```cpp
void gather_all(csp_ctx* c, const double* x, int64_t ldx, int nrhs, double* updbase, hipStream_t st) {
  TreeArgs a = tree_args(c);
  for_levels_down(c, [&](const int32_t* lev, int cnt) {
    a.lev = lev;
    launch(c, KID_gather_level, k_gather_level, dim3(cnt, nrhs, gather_parts(namax_of(c, lev), (int64_t)cnt * nrhs, c->D.ncu)), dim3(NT), st, a, x, ldx, updbase);
  });
}

int prepare_yaa(csp_ctx* c, const double* Y, bool need_fac, hipStream_t st, bool need_inv = false, bool allow_partial = false);
void complete_fac(csp_ctx* c, hipStream_t st);


constexpr size_t LDS_LIMIT = 160 * 1024 - 2048;

bool cache_off() {
  static int nocache = -1;
  if (nocache < 0) { const char* e = sw_str("SMCP_NOCACHE"); nocache = (e && e[0] == '1') ? 1 : 0; }
  return nocache == 1;
}

bool use_generic(const csp_ctx* c) {
  static int g = -1;
  if (g < 0) { const char* e = sw_str("SMCP_GENERIC"); g = (e && e[0] == '1') ? 1 : 0; }
  return g == 1 || (c && c->deterministic);
}

MfmaArgs mfma_args(csp_ctx* c, const double* ysc, int ymode, int nrhs) {
  MfmaArgs a;
  a.t = tree_args(c);
  a.t.lev = c->D.lev2idx;
  a.LK = c->D.lk;
  a.ysc = ysc;
  a.ymode = ymode;
  a.nnmax = a.namax = 0;
  a.nchmax = a.panmax = a.pkmax = a.plansum = 0;
  a.nrhs = nrhs;
  { static int sk = -1; if (sk < 0) { const char* e = sw_str("SMCP_SKIP"); sk = e ? atoi(e) : 0; } a.skip = sk; }
  a.dbg = (a.skip & 64) ? (unsigned long long*)(c->D.red + 768) : nullptr;
  a.lfd = c->D.lfd;
  a.dn = 0; a.dld = 0;
  a.kc_ptr = nullptr; a.kc_off = nullptr; a.kc_val = nullptr; a.kc_ids = nullptr;
  a.sp_rt = c->D.sp_rt; a.sp_mk = c->D.sp_mk;
  a.kc_stride = 0; a.kc_j0 = 0;
  a.nnmin = 0;
  a.grp_ptr = nullptr; a.grp_list = nullptr; a.chskip = nullptr; a.famt_ngrp = 0;
  a.fz_on = 0; a.fz_nat = 0; a.fz_cnn = 0; a.fz_stride = 0; a.fz_recl = 0;
  a.fz_tab = nullptr; a.fz_no = nullptr; a.fz_slot = nullptr; a.fz_ptr = nullptr; a.fz_pk = nullptr; a.fz_s = nullptr;
  a.level = 0; a.nS = 0; a.famna = a.fampan = a.fampk = a.famcna = a.famnn = a.famcnn = 0;
  return a;
}

int rhs_groups(int ncl, int nrhs, int target) {
  int g = (target + ncl - 1) / ncl;
  return std::max(1, std::min(g, nrhs));
}

template <class F>
void for_level_classes(csp_ctx* c, int64_t l, MfmaArgs a, F f, int set = 0) {
  const LevelClass& L = set ? c->sets[set].lvl[l] : c->lvl[l];
  const int32_t* base = set ? c->sets[set].lev2 + c->sets[set].off[l] : c->D.lev2idx + c->S.levptr[l];
  if (L.nI) {
    a.t.lev = base;
    a.nnmax = L.nnmaxI;
    a.namax = L.namaxI;
    a.nchmax = L.nchmaxI;
    a.panmax = L.panmaxI;
    a.pkmax = L.pkmaxI;
    a.plansum = L.plansumI;
    a.level = (int)l; a.nS = (int)L.nS; a.famna = L.famna; a.fampan = L.fampan; a.fampk = L.fampk; a.famcna = L.famcna; a.famnn = L.famnn; a.famcnn = L.famcnn;
    size_t lds = (size_t)mfma_lds_doubles(L.nnmaxI, L.namaxI) * sizeof(double);
    f(true, a, (int)L.nI, lds, lds > 48 * 1024 ? 512 : 256);
  }
  if (L.nII) {
    a.t.lev = base + L.nI;
    a.level = (int)l;
    a.nnmax = L.nnmaxII;
    a.nnmin = L.nnminII;
    a.namax = L.namaxII;
    a.nchmax = L.nchmaxII;
    f(false, a, (int)L.nII, (size_t)0, 1024);
  }
}


template <class F>
void for_all_large(csp_ctx* c, MfmaArgs a, F f) {
  if (!c->D.nII_total) return;
  a.t.lev = c->D.lev3idx + c->D.nI_total;
  a.nnmax = c->D.nnmaxII_all;
  a.namax = c->D.namaxII_all;
// ... 3332 lines not shown
```

smcp_amd/csrc/front_large.hip:

```cpp
#include <hip/hip_runtime.h>
#include <type_traits>

namespace smcp {

constexpr int LT = 64;
constexpr int LKC = 16;
constexpr int LSA = LT + 1, LSB = LKC + 1;

template <int PD>
__device__ inline double ldm(bool c, const double* p) {
  if constexpr (PD == 4) { const double v = *p; return c ? v : 0.0; }
  else return c ? *p : 0.0;
}
template <int PD = 1, class LA, class LB>
__device__ inline void gemm_tile64(d4 (&acc)[2][2], int M, int N, int Kd, int m0, int n0, LA la, LB lb,
                                   double* sA, double* sB, int kbeg = 0) {
  const int tid = threadIdx.x, lane = tid & 63, wave = tid >> 6;
  const int l15 = lane & 15, kq = lane >> 4;
  const int kfirst = (kbeg / LKC) * LKC;
  if (kfirst >= Kd) return;
  if constexpr (PD == 4) {
    const int wm = wave & 3, wn = wave >> 2;
    const int ia = tid & 63, ka = tid >> 6, kb = tid & 15, jb = tid >> 4;
    const int mi = max(0, min(m0 + ia, M - 1)), nj = max(0, min(n0 + jb, N - 1));
// ... 41 lines not shown
      vb[u] = (n0 + j < N && k0 + kb < Kd) ? lb(k0 + kb, n0 + j) : 0.0;
    }
  };
  fetch(kfirst);
  for (int k0 = kfirst; k0 < Kd; k0 += LKC) {
    __syncthreads();
#pragma unroll
    for (int u = 0; u < 4; ++u) {
      const int e = tid + 256 * u;
      sA[(e & 63) + (e >> 6) * LSA] = va[u];
      sB[(e & 15) + (e >> 4) * LSB] = vb[u];
    }
    __syncthreads();
    if (k0 + LKC < Kd) fetch(k0 + LKC);
#pragma unroll
    for (int ks = 0; ks < LKC / 4; ++ks) {
      const int kk = 4 * ks + kq;
      const double a0 = sA[(32 * wm + l15) + kk * LSA], a1 = sA[(32 * wm + 16 + l15) + kk * LSA];
      const double b0 = sB[kk + (32 * wn + l15) * LSB], b1 = sB[kk + (32 * wn + 16 + l15) * LSB];
      acc[0][0] = __builtin_amdgcn_mfma_f64_16x16x4f64(b0, a0, acc[0][0], 0, 0, 0);
      acc[1][0] = __builtin_amdgcn_mfma_f64_16x16x4f64(b0, a1, acc[1][0], 0, 0, 0);
      acc[0][1] = __builtin_amdgcn_mfma_f64_16x16x4f64(b1, a0, acc[0][1], 0, 0, 0);
      acc[1][1] = __builtin_amdgcn_mfma_f64_16x16x4f64(b1, a1, acc[1][1], 0, 0, 0);
    }
  }
  }
}
constexpr int LRC = 80;
constexpr int LCC = 18;
constexpr int LRC_DOUBLES = 4 * LKC * LRC;
__device__ inline bool rc_aligned(const double* p, int64_t ld) { return ((reinterpret_cast<uintptr_t>(p) & 15) == 0) && ((ld & 1) == 0); }
template <bool XC>
struct RcOperand {
  typedef double d2 __attribute__((ext_vector_type(2)));
  const double* p; int64_t step, second;
  int st0, st1;
  d2 r[2];
  __device__ inline void init(const double* X, int64_t ld) {
    const int tid = threadIdx.x;
    if constexpr (XC) {
      const int k2 = tid & 7, row = tid >> 3;
      p = X + 2 * k2 + (int64_t)row * ld; step = LKC; second = 32 * ld;
      st0 = 2 * k2 + row * LCC; st1 = st0 + 32 * LCC;
    } else {
      const int r2 = tid & 31, kk0 = tid >> 5;
      p = X + 2 * r2 + (int64_t)kk0 * ld; step = (int64_t)LKC * ld; second = 8 * ld;
      st0 = 2 * r2 + kk0 * LRC; st1 = st0 + 8 * LRC;
    }
  }
  __device__ inline void fetch() { r[0] = *reinterpret_cast<const d2*>(p); r[1] = *reinterpret_cast<const d2*>(p + second); p += step; }
  __device__ inline void stage(double* sX) const { *reinterpret_cast<d2*>(sX + st0) = r[0]; *reinterpret_cast<d2*>(sX + st1) = r[1]; }
  static __device__ inline double frag(const double* sX, int row, int kk) { return XC ? sX[kk + row * LCC] : sX[row + kk * LRC]; }
};
template <bool AC, bool BC>
__device__ inline void gemm_tile64_rc(d4 (&acc)[2][2], const double* A, int64_t lda, const double* B, int64_t ldb, int nk, double* smem) {
  constexpr int SL = LKC * LRC;
  const int tid = threadIdx.x, lane = tid & 63, wave = tid >> 6;
  const int l15 = lane & 15, kq = lane >> 4;
  const int wm = wave & 1, wn = wave >> 1;
  const int ns = nk / LKC;
  if (ns <= 0) return;
  RcOperand<AC> oa;
  RcOperand<BC> ob;
  oa.init(A, lda);
  ob.init(B, ldb);
  oa.fetch(); ob.fetch();
  __syncthreads();
  oa.stage(smem); ob.stage(smem + 2 * SL);
  __syncthreads();
  for (int s = 0; s < ns; ++s) {
    const double* sA = smem + (s & 1) * SL;
    const double* sB = smem + 2 * SL + (s & 1) * SL;
    if (s + 1 < ns) { oa.fetch(); ob.fetch(); }
#pragma unroll
    for (int ks = 0; ks < LKC / 4; ++ks) {
      const int kk = 4 * ks + kq;
      const double a0 = RcOperand<AC>::frag(sA, 32 * wm + l15, kk), a1 = RcOperand<AC>::frag(sA, 32 * wm + 16 + l15, kk);
      const double b0 = RcOperand<BC>::frag(sB, 32 * wn + l15, kk), b1 = RcOperand<BC>::frag(sB, 32 * wn + 16 + l15, kk);
      acc[0][0] = __builtin_amdgcn_mfma_f64_16x16x4f64(b0, a0, acc[0][0], 0, 0, 0);
      acc[1][0] = __builtin_amdgcn_mfma_f64_16x16x4f64(b0, a1, acc[1][0], 0, 0, 0);
      acc[0][1] = __builtin_amdgcn_mfma_f64_16x16x4f64(b1, a0, acc[0][1], 0, 0, 0);
      acc[1][1] = __builtin_amdgcn_mfma_f64_16x16x4f64(b1, a1, acc[1][1], 0, 0, 0);
    }
    if (s + 1 < ns) { oa.stage(smem + ((s + 1) & 1) * SL); ob.stage(smem + 2 * SL + ((s + 1) & 1) * SL); }
    __syncthreads();
  }
}
template <int PD, bool AC = false, bool BC = false>
__device__ inline void gemm_tile64_plain(d4 (&acc)[2][2], const double* A, int64_t lda, int M, const double* B, int64_t ldb, int N, int k0, int k1,
                                         int m0, int n0, double* smem) {
  if (k1 <= k0) return;
  if constexpr (PD == 1) {
    const double* A0 = AC ? A + k0 + (int64_t)m0 * lda : A + m0 + (int64_t)k0 * lda;
    const double* B0 = BC ? B + k0 + (int64_t)n0 * ldb : B + n0 + (int64_t)k0 * ldb;
    if (m0 + LT <= M && n0 + LT <= N && ((k1 - k0) % LKC) == 0 && (k0 % LKC) == 0 && rc_aligned(A0, lda) && rc_aligned(B0, ldb)) {
      gemm_tile64_rc<AC, BC>(acc, A0, lda, B0, ldb, k1 - k0, smem);
      return;
    }
  }
  gemm_tile64<PD>(acc, M, N, k1, m0, n0, [=](int m, int kk) { return AC ? A[kk + (int64_t)m * lda] : A[m + (int64_t)kk * lda]; },
                  [=](int kk, int n) { return BC ? B[kk + (int64_t)n * ldb] : B[n + (int64_t)kk * ldb]; }, smem, smem + LKC * LSA, k0);
}
__device__ inline bool tile64_pos(int a, int b, int r, int& m, int& n) {
  const int lane = threadIdx.x & 63, wave = threadIdx.x >> 6;
  const int l15 = lane & 15, kq = lane >> 4;
  if (blockDim.x == 1024) {
    m = 16 * (wave & 3) + l15; n = 16 * (wave >> 2) + kq + 4 * r;
    return a == 0 && b == 0;
  }
  m = 32 * (wave & 1) + 16 * a + l15; n = 32 * (wave >> 1) + 16 * b + kq + 4 * r;
  return true;
}
template <class F>
__device__ inline void tile64_foreach(const d4 (&acc)[2][2], int m0, int n0, int M, int N, F f) {
#pragma unroll
  for (int a = 0; a < 2; ++a)
#pragma unroll
    for (int b = 0; b < 2; ++b)
#pragma unroll
      for (int r = 0; r < 4; ++r) {
        int m, n;
        const bool has = tile64_pos(a, b, r, m, n);
        m += m0; n += n0;
        if (has && m < M && n < N) f(m, n, acc[a][b][r]);
      }
}
template <class LD, class ST>
__device__ inline void tile64_rmw(const d4 (&acc)[2][2], int m0, int n0, int M, int N, LD ld, ST st) {
  double old[2][2][4];
#pragma unroll
  for (int a = 0; a < 2; ++a)
#pragma unroll
    for (int b = 0; b < 2; ++b)
#pragma unroll
      for (int r = 0; r < 4; ++r) {
        int m, n;
        tile64_pos(a, b, r, m, n);
        old[a][b][r] = ld(max(0, min(m0 + m, M - 1)), max(0, min(n0 + n, N - 1)));
      }
#pragma unroll
  for (int a = 0; a < 2; ++a)
#pragma unroll
    for (int b = 0; b < 2; ++b)
#pragma unroll
      for (int r = 0; r < 4; ++r) {
        int m, n;
        const bool has = tile64_pos(a, b, r, m, n);
        m += m0; n += n0;
        if (has && m < M && n < N) st(m, n, acc[a][b][r], old[a][b][r]);
      }
}
__device__ inline void tile64_zero(d4 (&acc)[2][2]) {
#pragma unroll
  for (int a = 0; a < 2; ++a)
// ... 346 lines not shown
      const int cj = rel[j] - c0;
      const double* col = Uc + pk_col(j, nac) - j;
      for (int i = max(i0, j) + lane; i < i1; i += 64) unsafeAtomicAdd(&T[(rel[i] - r0) + cj * LF_TR], col[i]);
    }
  }
  __syncthreads();
  double* P = u + (int64_t)r * ldu + d.blk;
  double* U = a.t.upd + (int64_t)r * a.t.updlen + d.upd;
  const int nr = r1 - r0;
  for (int e = threadIdx.x; e < nr * (c1 - c0); e += blockDim.x) {
    const int i = r0 + e % nr, j = c0 + e / nr;
    if (i < j) continue;
    const double v = T[(i - r0) + (j - c0) * LF_TR];
    if (j < nn) {
      if (v != 0.0) P[i + (int64_t)j * nf] += (sgn == 1) ? -v : v;
    } else if (sgn) {
      if (v != 0.0) U[(i - nn) + (int64_t)(j - nn) * na] += v;
    } else {
      U[(i - nn) + (int64_t)(j - nn) * na] = v;
    }
  }
}
__global__ void k_lf_zero_skipped(MfmaArgs a) {
  const CliqueDesc d = a.t.cl[a.t.lev[blockIdx.x]];
  const int r = blockIdx.y;
  for (int q = d.chbeg; q < d.chend; ++q) {
    const int ck = a.t.chidx[q];
    if (!a.chskip[ck]) continue;
    const CliqueDesc c = a.t.cl[ck];
    double* UP = a.t.updp + (int64_t)r * a.t.updplen + c.updp;
    for (int e = threadIdx.x; e < c.na * (c.na + 1) / 2; e += blockDim.x) UP[e] = 0.0;
  }
}
__global__ void k_lf_clear_upd(MfmaArgs a) {
  const int k = a.t.lev[blockIdx.y];
  const CliqueDesc d = a.t.cl[k];
  double* U = a.t.upd + (int64_t)blockIdx.z * a.t.updlen + d.upd;
  const int64_t len = (int64_t)d.na * d.na;
  for (int64_t e = (int64_t)blockIdx.x * blockDim.x + threadIdx.x; e < len; e += (int64_t)gridDim.x * blockDim.x) U[e] = 0.0;
}
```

DIRECTIONS:
Using the listing, filter for "else" and return the matching lines.

COMPLETED EXERCISE:
  else return c ? *p : 0.0;
    } else {
    } else if (sgn) {
    } else {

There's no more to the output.